= Tai Nam Wan =

Former bay in Tsing Yi, Hong Kong

Tai Nam Wan (大南灣), or Nam Wan (南環, correctly 南灣) was a bay on the south coast of Tsing Yi Island, Hong Kong. The bay was reclaimed for Tsing Yi Power Station operated by China Light and Power. As there is another south bay, Nam Wan (南灣), near Sai Tso Wan to the west of the island, some people refer to this bigger one as big south bay. The Chinese name Nam Wan (南環) is a mistaken form of Nam Wan (南灣). The two characters for Wan in Cantonese are pronounced identically except for the tone.

==Location==
The bay is south of Tsing Yi Peak, the highest point on the island, between Nam Wan Kok and Ng Tsang Lau and faces the west water of Victoria Harbour. The harbour is an anchorage for cargo vessels from around the world.

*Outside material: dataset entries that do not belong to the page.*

template <int FMT, int CIN, int NF, bool POOL, int DQ, bool FMA = false, bool BNF = false, bool BNU = false>
__global__ void __launch_bounds__(F6_NT, 2)
conv3x3_bits_kernel(ConvMfmaArgs a) {
  static_assert(CIN == 32 || CIN == 64 || CIN == 96 || CIN == 128, "one to four 32-channel groups");
  static_assert(!BNU || (BNF && DQ == DQ_TABLE), "the uniform multiplier folds into the shared table");
  static_assert(DQ == DQ_ARITH || DQ == DQ_ONE || DQ == DQ_TABLE, "dequantisation mode");
  constexpr bool I8 = FMT == FMT_I8;
  constexpr bool TABLE = DQ == DQ_TABLE;
  static_assert(!(TABLE && I8), "the table is addressed by a float32 accumulator");
  typedef typename std::conditional<I8, v16i, v16f>::type acc_t;
  constexpr int BR = I8 ? 4 : 6;
  constexpr int WPP = CIN / 32;
  constexpr int NP = I8 ? WPP : (WPP + 1) / 2;
  constexpr int NPL = I8 ? WPP : WPP / 2;
  constexpr int PAIRS = I8 || WPP % 2 == 0 ? 0 : 5;
  constexpr int KS = 9 * NPL + PAIRS;
  constexpr int NPD = NPL > 0 ? NPL : 1;
  constexpr int HALO_B = NP * F6_PLANE;
  constexpr int FL = POOL ? 16 : 4;
  constexpr int SLOTS = 2 * FL;
  constexpr int NPIX = OutStage<POOL>::NPIX / 2;
  constexpr int TAB_OFF = F6_NBUF * HALO_B;
  constexpr int OB_OFF = TAB_OFF + (I8 ? 0 : F6_TAB);
  constexpr int DQT_OFF = OB_OFF + SLOTS * NPIX * 16 + 16;
  __shared__ __attribute__((aligned(128))) uint8_t lds[DQT_OFF + (TABLE ? DQT_BYTES : 0)];
  uint32_t *nxt = (uint32_t *)(lds + OB_OFF + SLOTS * NPIX * 16);
  uint32_t *obuf = (uint32_t *)(lds + OB_OFF);
  const uint32_t lds0 = lds_addr(lds) & 0x3FFFFu;

  const int tid = threadIdx.x, lane = tid & 63, wave = tid >> 6;
  const int n = lane & 31, h = lane >> 5;
  const int cg = wave & 3;
  const int cout_base = blockIdx.y * 128 + cg * 32;
  const bool wave_on = cout_base < a.Cout;
  const int cout = wave_on ? cout_base + n : n;
  const int cpar = cout < a.Cout ? cout : a.Cout - 1;
  const uint32_t cmask = chan_mask(cout_base, a.Cout);

  if (!I8) {
    for (int i = tid; i < 256 * 32; i += F6_NT) {
      const int e = i >> 5;
      uint32_t v = 0;
#pragma unroll
      for (int bit = 0; bit < 8; ++bit) v |= ((e >> bit) & 1) ? (0x2u << (4 * bit)) : 0u;
      ((uint32_t *)(lds + TAB_OFF))[i] = v;
    }
  }
  int bf[KS][BR];
  {
    const v4i *wtile = (const v4i *)a.wt + (int64_t)(cout_base >> 5) * (9 * WPP) * 64;
#pragma unroll
    for (int ks = 0; ks < KS; ++ks) {
      if constexpr (I8) {
        const v4i t = wave_on ? wtile[ks * 64 + lane] : v4i{0, 0, 0, 0};
        bf[ks][0] = t.x; bf[ks][1] = t.y; bf[ks][2] = t.z; bf[ks][3] = t.w;
      } else {
        const int ptap = pair_tap(ks - 9 * NPL, h);
        const bool pair = ks >= 9 * NPL;
        const int ks8 = pair ? ptap * WPP + WPP - 1 : (ks / NPD) * WPP + (ks % NPD) * 2 + h;
        v4i lo = {0, 0, 0, 0}, hi = {0, 0, 0, 0};
        if (wave_on && !(pair && ptap >= 9)) {
          lo = wtile[ks8 * 64 + n];
          hi = wtile[ks8 * 64 + 32 + n];
        }
        fp6_pack32(lo, hi, bf[ks]);
      }
    }
  }

  const uint32_t dqt_mid = lds0 + (uint32_t)DQT_OFF + 4u * (uint32_t)(TABLE ? a.lut_bound : 0);
  const float chain0 = TABLE ? __uint_as_float(dqt_mid) : 0.0f;
  if (TABLE) {
    const float mul0 = (BNU && a.bn.mul) ? a.bn.mul[0] : 1.0f;
    for (int i = tid; i <= 2 * a.lut_bound; i += F6_NT) {
      const float af = (float)(i - a.lut_bound);
      const float q = __builtin_fmaf(af, a.dq.rL, af * a.dq.rLlo);
      const float cur = q * a.dq.m;
      ((float *)(lds + DQT_OFF))[i] = BNU ? cur * mul0 : cur;
    }
  }

  LaneConsts lc = {0.f, 1.f, 0.f, 0.f, a.nrn.vr};
  if (a.bn.mean) { lc.bmean = a.bn.mean[cpar]; lc.bmul = a.bn.mul[cpar]; lc.bbias = a.bn.bias[cpar]; }
  if (a.nrn.kind == SNNQP_NEURON_LIF) lc.dec = a.nrn.decay[cpar];

  constexpr int SCALE_A = TABLE ? 64 : 127;
  constexpr int SCALE_B = TABLE ? 43 : 127;

  const int ty = ((n >> 2) & 1) | ((n >> 4) << 1);
  const int tx = (n & 3) | (((n >> 3) & 1) << 2);
  const uint32_t pixb = lds0 + (uint32_t)((ty * F6_PITCH + tx) * 32);
  const uint32_t abase_even = pixb + (uint32_t)((h ^ (ty & 1)) * 16);
  const uint32_t abase_odd = pixb + (uint32_t)((h ^ (ty & 1) ^ 1) * 16);
  const uint32_t abase_pv = pixb + (uint32_t)(h * F6_PITCH * 32 + ((ty ^ h) & 1) * 16);
  const uint32_t abase_ph = pixb + (uint32_t)(h * 32 + (ty & 1) * 16);
  struct Bases { uint32_t e, o, pv, ph; };

  const int s_pix = tid / WPP, s_wi = tid % WPP;
  const bool s_task = tid < F6_ROWS * HALO * WPP;
  const int wpm = (a.Cin + 31) >> 5;
  const int s_hy = s_pix / HALO, s_hx = s_pix % HALO;
  const uint32_t s_dst = lds0 + (uint32_t)((I8 ? s_wi : s_wi >> 1) * F6_PLANE +
                                           (s_hy * F6_PITCH + s_hx) * 32 +
                                           ((((I8 ? 0 : s_wi) & 1) ^ (s_hy & 1)) * 16));
  const uint32_t tabl = lds0 + TAB_OFF + (uint32_t)(lane & 31) * 4;
  const uint32_t *xb = (const uint32_t *)a.x;

  const int ob = out_pix<POOL>(0, lane) * 4 + cg;
  const bool store_lane = POOL ? lane < 8 : lane < 32;

  lds_barrier();

  acc_t cblk = {0, 0, 0, 0, 0, 0, 0, 0, 0, 0, 0, 0, 0, 0, 0, 0};
  if constexpr (TABLE) {
#pragma unroll
    for (int i = 0; i < 16; ++i) cblk[i] = chain0;
    asm volatile("" : "+v"(cblk));
  }
  PatchWalk pw(a);
  int r = __builtin_amdgcn_readfirstlane((int)pw.first);
  uint32_t processed = 0;
  while (r < (int)pw.count) {
    ++processed;
    int claimed = 0;
    if (pw.queue && tid == 0) claimed = (int)pw.claim();
    int b, y0, x0;
    pw.decode(a, r, b, y0, x0);

    float u[16];
    if (a.u0 && wave_on) {
      u_io_tile<true>(u, a, b, y0, x0, cout, h, 0);
    } else {
#pragma unroll
      for (int i = 0; i < 16; ++i) u[i] = 0.0f;
    }

    const int gy = y0 + s_hy - 1, gx = x0 + s_hx - 1;
    const bool s_valid = s_task && s_wi < wpm && gy >= 0 && gy < a.H && gx >= 0 && gx < a.W;
    const int64_t s_goff = (int64_t)b * a.xs_b + ((int64_t)gy * a.W + gx) * wpm + s_wi;
    uint32_t stgq[2] = {0, 0}, stg_cur = 0;
    auto stage_load = [&](int t, int par) {
      stgq[par] = s_valid ? xb[(int64_t)t * a.xs_t + s_goff] : 0u;
    };
    v4i s_exp = {0, 0, 0, 0};
    auto stage_expand = [&](int par) {
      if (I8) {
        stg_cur = stgq[par];
      } else if (s_task) {
        const uint32_t sw = stgq[par];
        s_exp.x = (int)*(lds_cu32_t *)(uintptr_t)(((sw & 0xFFu) << 7) + tabl);
        s_exp.y = (int)*(lds_cu32_t *)(uintptr_t)((((sw >> 8) & 0xFFu) << 7) + tabl);
        s_exp.z = (int)*(lds_cu32_t *)(uintptr_t)((((sw >> 16) & 0xFFu) << 7) + tabl);
        s_exp.w = (int)*(lds_cu32_t *)(uintptr_t)(((sw >> 24) << 7) + tabl);
      }
    };
    auto stage_write = [&](uint32_t bufoff) {
      typedef __attribute__((address_space(3))) v4i lds_v4i_t;
      if (I8) {
        if (s_task) {
          const uint32_t d = s_dst + bufoff;
          *(lds_v4i_t *)(uintptr_t)d = expand16<false>(stg_cur & 0xFFFFu);
          *(lds_v4i_t *)(uintptr_t)(s_hy & 1 ? d - 16 : d + 16) = expand16<false>(stg_cur >> 16);
        }
      } else if (s_task) {
        *(lds_v4i_t *)(uintptr_t)(s_dst + bufoff) = s_exp;
      }
    };
    auto a_read = [&](const Bases &ib, int ks) -> v4i {
      if (ks >= 9 * NPL) {
        const int p = ks - 9 * NPL;
        const uint32_t off = (uint32_t)(NPL * F6_PLANE + (p < 3 ? p : 2 * F6_PITCH + 2 * (p - 3)) * 32);
        return *(lds_cv4i_t *)(uintptr_t)((p < 3 ? ib.pv : ib.ph) + off);
      }
      const int tap = ks / NPD;
      const uint32_t off = (uint32_t)((ks % NPD) * F6_PLANE + ((tap / 3) * F6_PITCH + tap % 3) * 32);
      return *(lds_cv4i_t *)(uintptr_t)(((tap / 3) & 1 ? ib.o : ib.e) + off);
    };
    auto mfma_acc = [&](int ks, const v4i &av, const acc_t &c) -> acc_t {
      if constexpr (I8) {
        return __builtin_amdgcn_mfma_i32_32x32x32_i8(
            av, v4i{bf[ks][0], bf[ks][1], bf[ks][2], bf[ks][3]}, c, 0, 0, 0);
      } else {
        return __builtin_amdgcn_mfma_scale_f32_32x32x64_f8f6f4(
            v8i{av.x, av.y, av.z, av.w, 0, 0, 0, 0},
            v8i{bf[ks][0], bf[ks][1], bf[ks][2], bf[ks][3], bf[ks][4], bf[ks][5], 0, 0}, c,
            4 , 2 , 0, SCALE_A, 0, SCALE_B);
      }
    };
    const acc_t zero16 = {0, 0, 0, 0, 0, 0, 0, 0, 0, 0, 0, 0, 0, 0, 0, 0};
    auto dequant1 = [&](auto a0) -> float {
      if constexpr (TABLE) return *(lds_cfloat_t *)(uintptr_t)__float_as_uint((float)a0);
// ... 68 lines not shown
          word_insert(e, 6);
          word_combine(e, 7);
          word_insert(e, 7);
        }
      }
    };
    auto estage_head = [&](acc_t &accC, ETmp &e) {
      e.ew = 0;
#pragma unroll
      for (int g = 0; g < GP; ++g) e.ex[g][0] = e.ex[g][1] = e.euu[g][0] = e.euu[g][1] = 0.f;
#pragma unroll
      for (int j = 0; j < EYN; ++j) e.ey[j][0] = e.ey[j][1] = 0.f;
#pragma unroll
      for (int j = 0; j < YD; ++j) {
        e.ey[j][0] = dequant1(accC[2 * j]);
        e.ey[j][1] = dequant1(accC[2 * j + 1]);
      }
    };
    constexpr int NSTAGES = 8 * NST;
    auto store_word = [&](int t, uint32_t ew) {
      if (store_lane) obuf[(t % SLOTS) * (NPIX * 4) + ob] = ew & cmask;
    };

    constexpr int RING = KS % 6 == 0 && !TABLE ? 6 : KS % 3 == 0 ? 3 : KS % 7 == 0 ? 7 : KS;
    constexpr int PF = RING == 6 || (RING == 7 && !TABLE) ? F6_PF : 2;
    static_assert(KS % RING == 0 && PF < RING, "ring indices must repeat every step");
    v4i A[RING];

    constexpr bool LATE = TABLE || I8;
    constexpr int BAR_LATE = KS * 5 / 6 < KS - PF ? KS * 5 / 6 : KS - PF - 1;
    constexpr int WR_LATE = KS * 5 / 9 < BAR_LATE ? KS * 5 / 9 : BAR_LATE - 1;
    constexpr int WR_SLOT = LATE ? WR_LATE : F6_WR_SLOT < KS - PF - 2 ? F6_WR_SLOT : 1;
    constexpr int BAR_SLOT = LATE ? BAR_LATE : F6_BAR_SLOT < KS - PF ? F6_BAR_SLOT : WR_SLOT + 1;
    static_assert(WR_SLOT < BAR_SLOT && BAR_SLOT < KS - PF,
                  "the halo is written before the barrier, the next step's fragments read after it");
    constexpr int TAB_OPS = [] {
      int n = 0;
      if (TABLE)
        for (int st = (WR_SLOT + 1) * (8 * NST) / KS; st < (BAR_SLOT + 1) * (8 * NST) / KS; ++st)
          if ((st % (NST * GP)) / GP == 0) {
            const int j = (st / (NST * GP)) * GP + (st % (NST * GP)) % GP;
            if (j + YD < 8) n += 2;
          }
      return n;
    }();
    auto fused_step = [&](acc_t &accN, acc_t &accC, int s, const Bases &rd, const Bases &rn,
                          uint32_t wr_off, int par, bool more) {
      if (s + 2 < a.T) stage_expand(par);
      if (s + 4 < a.T) stage_load(s + 4, par);
      ETmp e;
      estage_head(accC, e);
#pragma unroll
      for (int ks = 0; ks < KS; ++ks) {
        if (ks == 0) accN = mfma_acc(0, A[0], TABLE ? cblk : zero16);
        else accN = mfma_acc(ks, A[ks % RING], accN);
        __builtin_amdgcn_sched_barrier(0);
        if (ks + PF < KS) A[(ks + PF) % RING] = a_read(rd, ks + PF);
        else if (more) A[(ks + PF) % RING] = a_read(rn, ks + PF - KS);
        {
          const int lo = ks * NSTAGES / KS, hi = (ks + 1) * NSTAGES / KS;
#pragma unroll
          for (int st = lo; st < hi; ++st) estage(accC, st, e);
        }
        if (ks == WR_SLOT && s + 2 < a.T) stage_write(wr_off);
        if (ks == BAR_SLOT) {
          constexpr int BAR_WAIT = BAR_SLOT - WR_SLOT + TAB_OPS < 15 ? BAR_SLOT - WR_SLOT + TAB_OPS : 15;
          asm volatile("s_waitcnt lgkmcnt(%0)\n\ts_barrier" : : "n"(BAR_WAIT) : "memory");
          if (s >= FL && s % FL == 0)
            flush_ring<POOL, SLOTS, F6_NT, NPIX>(obuf, a, s - FL, FL, b, y0, x0, tid);
        }
        asm volatile("" : "+v"(accN), "+v"(e.ew));
#pragma unroll
        for (int g = 0; g < GP; ++g)
          asm volatile("" : "+v"(e.ex[g][0]), "+v"(e.ex[g][1]), "+v"(e.euu[g][0]), "+v"(e.euu[g][1]));
        if constexpr (!TABLE) {
#pragma unroll
          for (int g = 0; g < EYN; ++g) asm volatile("" : "+v"(e.ey[g][0]), "+v"(e.ey[g][1]));
        }
        __builtin_amdgcn_sched_barrier(0);
      }
      store_word(s, e.ew);
    };
    auto epilogue = [&](acc_t &acc, int t) {
      ETmp e;
      estage_head(acc, e);
#pragma unroll
      for (int st = 0; st < NSTAGES; ++st) estage(acc, st, e);
      store_word(t, e.ew);
    };

    auto img = [&](int k) {
      const uint32_t d = (uint32_t)(k * HALO_B);
      return Bases{abase_even + d, abase_odd + d, abase_pv + d, abase_ph + d};
    };

    acc_t accA, accB;
    stage_load(0, 0);
    if (a.T > 1) stage_load(1, 1);
    stage_expand(0);
    if (a.T > 2) stage_load(2, 0);
    stage_write(0u);
    if (a.T > 1) {
      stage_expand(1);
      if (a.T > 3) stage_load(3, 1);
      stage_write((uint32_t)HALO_B);
    }
    lds_barrier();
    if (pw.queue && tid == 0) nxt[0] = (uint32_t)claimed;
    {
      const Bases i0 = img(0), i1 = img(1);
#pragma unroll
      for (int i = 0; i < PF; ++i) A[i] = a_read(i0, i);
#pragma unroll
      for (int ks = 0; ks < KS; ++ks) {
        if (ks == 0) accA = mfma_acc(0, A[0], TABLE ? cblk : zero16);
        else accA = mfma_acc(ks, A[ks % RING], accA);
        if (ks + PF < KS) A[(ks + PF) % RING] = a_read(i0, ks + PF);
        else if (a.T > 1) A[(ks + PF) % RING] = a_read(i1, ks + PF - KS);
        __builtin_amdgcn_sched_barrier(0);
      }
    }

    int s = 0;
    int k1 = 1, k2 = 2;
    for (; s + 2 < a.T; s += 2) {
      fused_step(accB, accA, s, img(k1), img(k2), (uint32_t)(k2 * HALO_B), 0, true);
      const int k3 = k1 == 0 ? 2 : k1 - 1;
      fused_step(accA, accB, s + 1, img(k2), img(k3), (uint32_t)(k3 * HALO_B), 1, s + 3 < a.T);
      k1 = k3;
      k2 = k3 == 2 ? 0 : k3 + 1;
    }
    if (s + 1 < a.T) {
      fused_step(accB, accA, s, img(k1), img(k2), (uint32_t)(k2 * HALO_B), 0, false);
      epilogue(accB, s + 1);
    } else {
      epilogue(accA, s);
    }
    lds_barrier();
    {
      const int done = a.T >= 2 ? ((a.T - 2) / FL) * FL : 0;
      flush_ring<POOL, SLOTS, F6_NT, NPIX>(obuf, a, done, a.T - done, b, y0, x0, tid);
    }
    if (a.u_out && wave_on) u_io_tile<false>(u, a, b, y0, x0, cout, h, 0);
    int r_next = r + (int)pw.stride;
    if (pw.queue) r_next = __builtin_amdgcn_readfirstlane((int)nxt[0]);
    r = r_next;
  }
  if (pw.queue && tid == 0) pw.finish(processed, a.npatch, a.status);
}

The reclaimed area remains separated from the island of Tsing Yi by drainage channels on three sides, making the area an artificial island.

==Buildings==
The bay was completely reclaimed for Tsing Yi Power Station and the shoreline straightened. The power station was built in the 1960s and has since been demolished. A smaller station Tsing Yi Gas Turbine Power Station was built in its place. An Esso oil depot occupies part of the reclamation.